Преемство православной веры тогда на определённый период прервалось. На место Илариона был поставлен грек Ефрем. Поэтому объяснением разбираемых обстоятельств может быть тот смысл, что Константинопольская власть могла рассчитывать в лице Олега «самодержца» и его жены Феофании «архонтиссы» на то, что они будут поборниками и представителями византийской Церкви и защитниками её прав на Руси. Об этом же (о стремлении Олега) говорит и его высокомерное отношение к остальным русским князьям, засвидетельствованное летописцем уже после того, как Олег отвоевал у Владимира Мономаха Чернигов, русское княжение. В 1096 г. великий князь Киевский Святополк и князь Переяславский Владимир Мономах звали Олега в Киев на княжеский съезд с целью прекращения междоусобиц. Этот съезд должен был проходить с участием духовенства и киевлян. «Олег же, въсприимъ смыслъ буй и словеса величавы, рече сице: несть мене лепо судити епископу, ли игуменомъ, ли смердомъ». – «Олег же, исполнясь отваги и словес величавых (гордых), сказал так: не подобает судить меня епископу, или игуменам, или народу» (перевод наш).

В этом жесте не только личное высокомерие Олега, но слова эти – слова князя-«автодуки», стремившегося стать самодержцем Русской земли. После отказа Олега участвовать в коллективном управлении Русской землей Святополк и Владимир заподозрили, что он зло мыслит на них, и вызвали его на «суд Божий»: «а Бог промеж нами будет» – объявили ему войну и силою принудили к согласованным действиям коллективного управления государством. Однако Олег не стремился к упрочению такого порядка и не раз уклонялся от обязанностей соправителя Русской земли. Но самодержцем он не стал. И все же есть основания полагать, что отец его, Святослав, готовил его в самодержцы. Он завещал построить в Вышгороде новый каменный храм Бориса и Глеба и перенести туда мощи святых из ветхой церкви. Он даже указал Олегу, в каком месте будущего храма поставить раки (гробницы) их, – на правой стороне, в устроенной комаре.

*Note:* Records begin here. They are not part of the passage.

PpgEngine::~PpgEngine() {
    (void)hipSetDevice(device);
#ifdef PPG_TIMING_BUILD
    dump_timing_stamps(this);
#endif
    for (void* p : {(void*)d_overflow, (void*)head_dbg, (void*)ffn_dbg, (void*)attn_dbg, (void*)lin_dbg}) if (p) (void)hipFree(p);
    for (auto& kv : plans) if (kv.second->buf) (void)hipFree(kv.second->buf);
// ... 335 lines not shown
        HIP_OK(hipMemset(e->attn_dbg, 0, 512 + 4096 * 32));
    }
#endif
#ifdef PPG_H32_TIMING
    if (getenv("PPGS_AMD_H32_TIMING")) {
        HIP_OK(hipMalloc(reinterpret_cast<void**>(&e->head_dbg), 512));
        HIP_OK(hipMemset(e->head_dbg, 0, 512));
    }
#endif
#ifdef PPG_FFN_TIMING
    if (getenv("PPGS_AMD_FFN_TIMING")) {
        HIP_OK(hipMalloc(reinterpret_cast<void**>(&e->ffn_dbg), 2048));
        HIP_OK(hipMemset(e->ffn_dbg, 0, 2048));
    }
#endif
    if (e->ffn_nt < 0 || e->ffn_nt > 3) e->ffn_nt = 0;
    {
        hipDeviceProp_t prop;
        if (hipGetDeviceProperties(&prop, device) == hipSuccess && prop.multiProcessorCount > 0)
            e->num_cus = prop.multiProcessorCount;
    }

    int rc;
    if ((rc = pk.upload_f32(wts->position_encoding, (size_t)cfg->max_positions * H, 0, &e->pe))) return rc;
    {
        const float* w = wts->input_weight;
        const int Cp = e->Cp;
        rc = pk.matrix(H, 5 * Cp, H, e->in_total_groups * e->KG,
                       [&](int row, int k) { const int h = pair_row(row), tap = k / Cp, c = k % Cp; return c < C ? w[((size_t)h * C + c) * 5 + tap] : 0.f; },
                       &e->w_in);
        if (rc) return rc;
        if ((rc = pk.upload_f32(wts->input_bias, H, 0, &e->b_in))) return rc;
    }
    const int RB = H / 128, KS = H / 16;
    auto wave_row = [&](int w, int rb, int ln) { return 32 * RB * w + 32 * rb + phi(ln & 31); };
    if (e->head32) {
        const float* w = wts->input_weight;
        const int KSI = 5 * e->Cp / 16, frags = 4 * RB * KSI;
        rc = pk.image(frags + 1, [&](int f, int ln, int j) {
            if (f >= frags) return 0.f;
            const int ks = f % KSI, rb = (f / KSI) % RB, wv = f / (KSI * RB);
            const int tap = ks / (e->Cp / 16), c = frag_k(ks % (e->Cp / 16), ln, j);
            return c < C ? w[((size_t)wave_row(wv, rb, ln) * C + c) * 5 + tap] : 0.f;
        }, &e->win_img);
        if (rc) return rc;
    }
    {
        const float* w = wts->output_weight;
        rc = pk.matrix(cfg->output_channels, 5 * H, 48, e->out_total_groups * e->KG,
                       [&](int n, int k) { const int tap = k / H, c = k % H; return w[((size_t)n * H + c) * 5 + tap]; },
                       &e->w_out);
        if (rc) return rc;
        if ((rc = pk.upload_f32(wts->output_bias, cfg->output_channels, 48, &e->b_out))) return rc;
    }
    e->layers.resize(L);
    const float qscale = (float)(1.4426950408889634 / sqrt((double)dh));
    std::vector<float> in_w((size_t)3 * H * H), in_b((size_t)3 * H);
    for (int l = 0; l < L; ++l) {
        DevLayer& d = e->layers[l];
        for (size_t i = 0; i < in_w.size(); ++i) in_w[i] = wts->in_proj_weight[l][i] * (i < (size_t)H * H ? qscale : 1.0f);
        for (int i = 0; i < 3 * H; ++i) in_b[i] = wts->in_proj_bias[l][i] * (i < H ? qscale : 1.0f);
        const float *wq = in_w.data(), *wo = wts->out_proj_weight[l], *w1 = wts->linear1_weight[l], *w2 = wts->linear2_weight[l];
        auto paired = [&](const float* w, int rows, int cols, bool pair_rows, bool pair_k, char** dst) {
            return pk.matrix(rows, cols, rows, cols, [&](int r, int c) { return w[(size_t)(pair_rows ? pair_row(r) : r) * cols + (pair_k ? pair_row(c) : c)]; }, dst);
        };
        if ((rc = paired(wq, 3 * H, H, true, false, &d.wqkv))) return rc;
        if ((rc = paired(wo, H, H, true, false, &d.wo))) return rc;
        if ((rc = paired(w1, F, H, false, false, &d.w1))) return rc;
        if ((rc = paired(w2, H, F, true, false, &d.w2))) return rc;
        d.wqkvk = d.wqkv;
        d.w1k = d.w1;
        if (pk.fmt == Fmt::F32) {
            if ((rc = paired(wq, 3 * H, H, true, true, &d.wqkvk))) return rc;
            if ((rc = paired(w1, F, H, false, true, &d.w1k))) return rc;
        }
        {
            const bool bf = pk.fmt != Fmt::F32;
            rc = pk.matrix(H, F, H, F,
                           [&](int row, int c) {
                               const int r = pair_row(row);
                               if (!bf) return w2[(size_t)r * F + c];
                               const int grp = c / 32, s = c % 32, g = s / 8, ee = (s % 8) / 4, rr = s % 4;
                               return w2[(size_t)r * F + grp * 32 + 16 * ee + 4 * g + rr];
                           },
                           &d.w2p);
            if (rc) return rc;
        }
        auto qkv_row = [&](int w, int st, int ln) {
            const int rb = st % RB, kind = st / RB;
            return kind < 2 ? kind * H + wave_row(w, rb, ln) : 2 * H + pair_row(32 * RB * w + 32 * rb + (ln & 31));
        };
        if (e->layer32) {
            rc = pk.image(4 * RB * KS, [&](int f, int ln, int j) {
                const int ks = f % KS, rb = (f / KS) % RB, w = f / (KS * RB);
                return wo[(size_t)wave_row(w, rb, ln) * H + frag_k(ks, ln, j)];
            }, &d.wo_img);
            if (rc) return rc;
            rc = pk.image(F / 128 * 4 * KS, [&](int f, int ln, int j) {
                const int ks = f % KS, w = (f / KS) & 3, ch = f / (KS * 4);
                return w1[(size_t)(ch * 128 + 32 * w + (ln & 31)) * H + panel_k(ks, ln, j)];
            }, &d.w1_img);
            if (rc) return rc;
            rc = pk.image(F / 128 * 4 * RB * 8, [&](int f, int ln, int j) {
                const int ks = f & 7, rb = (f >> 3) % RB, w = (f / (8 * RB)) & 3, ch = f / (8 * RB * 4);
                return w2[(size_t)wave_row(w, rb, ln) * F + ch * 128 + hidden_k(ks, ln, j)];
            }, &d.w2_img);
// ... 218 lines not shown
        if (r.form[l] == kLayer32) {
            Timed t(e, PPG_K_FFN, r.s);
            Layer32Args a{};
            a.ao = r.ao; a.wo_img = d.wo_img; a.w1_img = d.w1_img; a.w2_img = d.w2_img;
            a.bo = d.bo; a.g1 = d.g1; a.e1 = d.e1; a.b1 = d.b1; a.b2 = d.b2; a.g2 = d.g2; a.e2 = d.e2;
            a.X = r.X; a.Xb = r.Xb; a.M = M; a.F = F; a.H = H; a.dbg = l == 0 ? e->ffn_dbg : nullptr;
            a.debug_mode = e->l32_debug;
            a.x_half = e->x16;
            a.sub_tiles = r.sub32;
            a.write_x = l + 1 < c.num_layers;
            if (qkv_next) {
                qkv_tail(&a, r, e->layers[l + 1].wq_img, e->layers[l + 1].bqkv);
                a.Xb = nullptr;
            }
            LAUNCH_OK(ppg::launch_layer32(prec, a, r.s), "layer32");
            return PPG_OK;
        }
        if (!r.fuse_op && !(r.form[l] == kFfn32x2 && e->ffn32x2 >= 2)) {
            Timed t(e, PPG_K_OUTPROJ_LN, r.s);
            LinearArgs a = outproj_ln_args(e, rows, d, r.ao);
            if (l == 0 && e->lin_dbg_class == PPG_K_OUTPROJ_LN) a.dbg = e->lin_dbg;
            LAUNCH_OK(ppg::launch_linear(prec, EPI_RESLN, H / 16, r.lnt_ln, a, 1, r.s), "out-proj+LN");
        }
        Timed t(e, PPG_K_FFN, r.s);
        if (r.form[l] == kFfn32x2) {
            Ffn32X2Args a{};
            a.xb = r.Xb; a.X = r.X; a.xb_out = r.Xb; a.w1_img = d.w1x_img; a.w2_img = d.w2x_img;
            a.b1 = d.b1; a.b2 = d.b2; a.g2 = d.g2; a.e2 = d.e2; a.M = M; a.F = F; a.H = H;
            if (e->ffn32x2 >= 2) { a.ao = r.ao; a.wo_img = d.wox_img; a.bo = d.bo; a.g1 = d.g1; a.e1 = d.e1; }
            a.dbg = l == 0 ? e->ffn_dbg : nullptr;
            if (qkv_next) qkv_tail(&a, r, e->layers[l + 1].wqx_img, e->layers[l + 1].bqkv);
            LAUNCH_OK(ppg::launch_ffn32x2(a, r.s), "ffn32x2");
        } else if (r.form[l] == kFfnFused) {
            FfnArgs a = ffn_args(e, rows, d, r.ws.ffn_splits, reinterpret_cast<float*>(r.base + r.ws.part));
            a.dbg = l == 0 ? e->ffn_dbg : nullptr;
            if (r.fuse_op) ffn_fuse_outproj(&a, d, r.ao);
            if (qkv_next) ffn_fuse_qkv(&a, rows, e->layers[l + 1], r.qk, r.vt, r.ws.vt_ld);
            LAUNCH_OK(ppg::launch_ffn(prec, a, r.ws.ffn_nt, r.s), "ffn");
        } else {
            LinearArgs a = gemm_args(e, rows, r.act_x, H, d.w1, d.b1, F);
            a.out_rows = r.hid; a.out_ld = F;
            LAUNCH_OK(ppg::launch_linear(prec, EPI_RELU, 16, r.lnt, a, F / 256, r.s), "ffn1");
            LinearArgs b = gemm_args(e, rows, r.hid, F, d.w2, d.b2, H);
            b.gamma = d.g2; b.beta = d.e2;
            LAUNCH_OK(ppg::launch_linear(prec, EPI_RESLN, H / 16, r.lnt_ln, b, 1, r.s), "ffn2+LN");
        }
        return PPG_OK;
    };

    auto enqueue_outconv = [&](const Route& r) -> int {
        Timed t(e, PPG_K_OUTCONV_SOFTMAX, r.s);
        LinearArgs a = outconv_args(e, rows_of(r), r.act_x, out, frames, softmax);
        if (e->lin_dbg_class == PPG_K_OUTCONV_SOFTMAX) a.dbg = e->lin_dbg;
        if (e->outconv && ppg::outconv_supported(prec, a)) LAUNCH_OK(ppg::launch_outconv(prec, a, r.s), "out-conv+softmax");
        else LAUNCH_OK(ppg::launch_linear(prec, EPI_OUTCONV, 3, r.lnt_ln, a, 1, r.s), "out-conv+softmax");
        return PPG_OK;
    };

    std::vector<Route> routes;
    routes.reserve(plan.groups.size());
    for (size_t gi = 0; gi < plan.groups.size(); ++gi) routes.push_back(route_of(plan.groups[gi], gi == 0 ? s : e->side_streams[gi - 1]));
    return fork_join(s, e->ev_fork, e->side_streams.data(), e->ev_join.data(), routes.size() - 1, [&]() -> int {
        for (int seg = 0; seg < c.num_layers + 2; ++seg)
            for (const Route& r : routes) {
                const int rc = seg == 0 ? enqueue_head(r) : seg <= c.num_layers ? enqueue_layer(r, seg - 1) : enqueue_outconv(r);
                if (rc) return rc;
            }
        return PPG_OK;
    });
}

Со стороны Олега это был бы патриотический шаг, и он привлек бы к нему симпатии народа, так как св. Борис и Глеб являлись небесными заступниками Руси. Поэтому когда в 1115 г. Владимир Мономах, уже будучи великим князем Киевским, принял решение вместе с Олегом и его братом Давыдом перенести мощи святых, и они были перенесены в построенную церковь, и Владимир хотел поставить их посредине церкви, – то возникла распря между ним и Олегом и Давыдом. Олег хотел поставить их в комару, «где отец мой, по его словам, назнаменовал». По совету священства был брошен жребий; и вынулись жребии Давыда и Олега (Шахматов, 1916. С. 352–354). Это было 1 мая, а через три месяца, 1 августа, Олег скончался. Перед его смертью «бысть знамение: погыбе сълньце, и бысть яко месяцъ» (солнечное затмение).

Олег не стал самодержцем, но сын его Всеволод в 1139 г. взял штурмом Киев, выгнал Вячеслава, сына Мономаха, стал великим князем Киевским и передал столицу по наследству своему брату Игорю О́льговичу. Однако киевляне, не любившие О́льговичей, вынудили Игоря отречься от престола, он принял схиму. Но киевляне на этом не успокоились. Собираясь идти войной на Черниговских О́льговичей, они схватили Игоря в церкви монастыря св. Феодора «в самый час Божественной литургии», вывели в город и убили. Причтен к святым. Память 25 июня. Впоследствии икона, перед которой, по преданию, молился Игорь О́льгович во время литургии в день его убийства, была названа «Игоревская Богоматерь» и передана в Успенский собор Киева-Печерского монастыря. Игорь был предан земле в монастыре св. Симеона; кроме того, в Киеве был родовой монастырь О́льговичей, основанный Всеволодом-Кириллом О́льговичем, братом Игоря. Однако примечательно, что икона была передана в Киево-Печерский монастырь, что обращает внимание на связь этого монастыря с О́льговичами по завету св. Феодосия.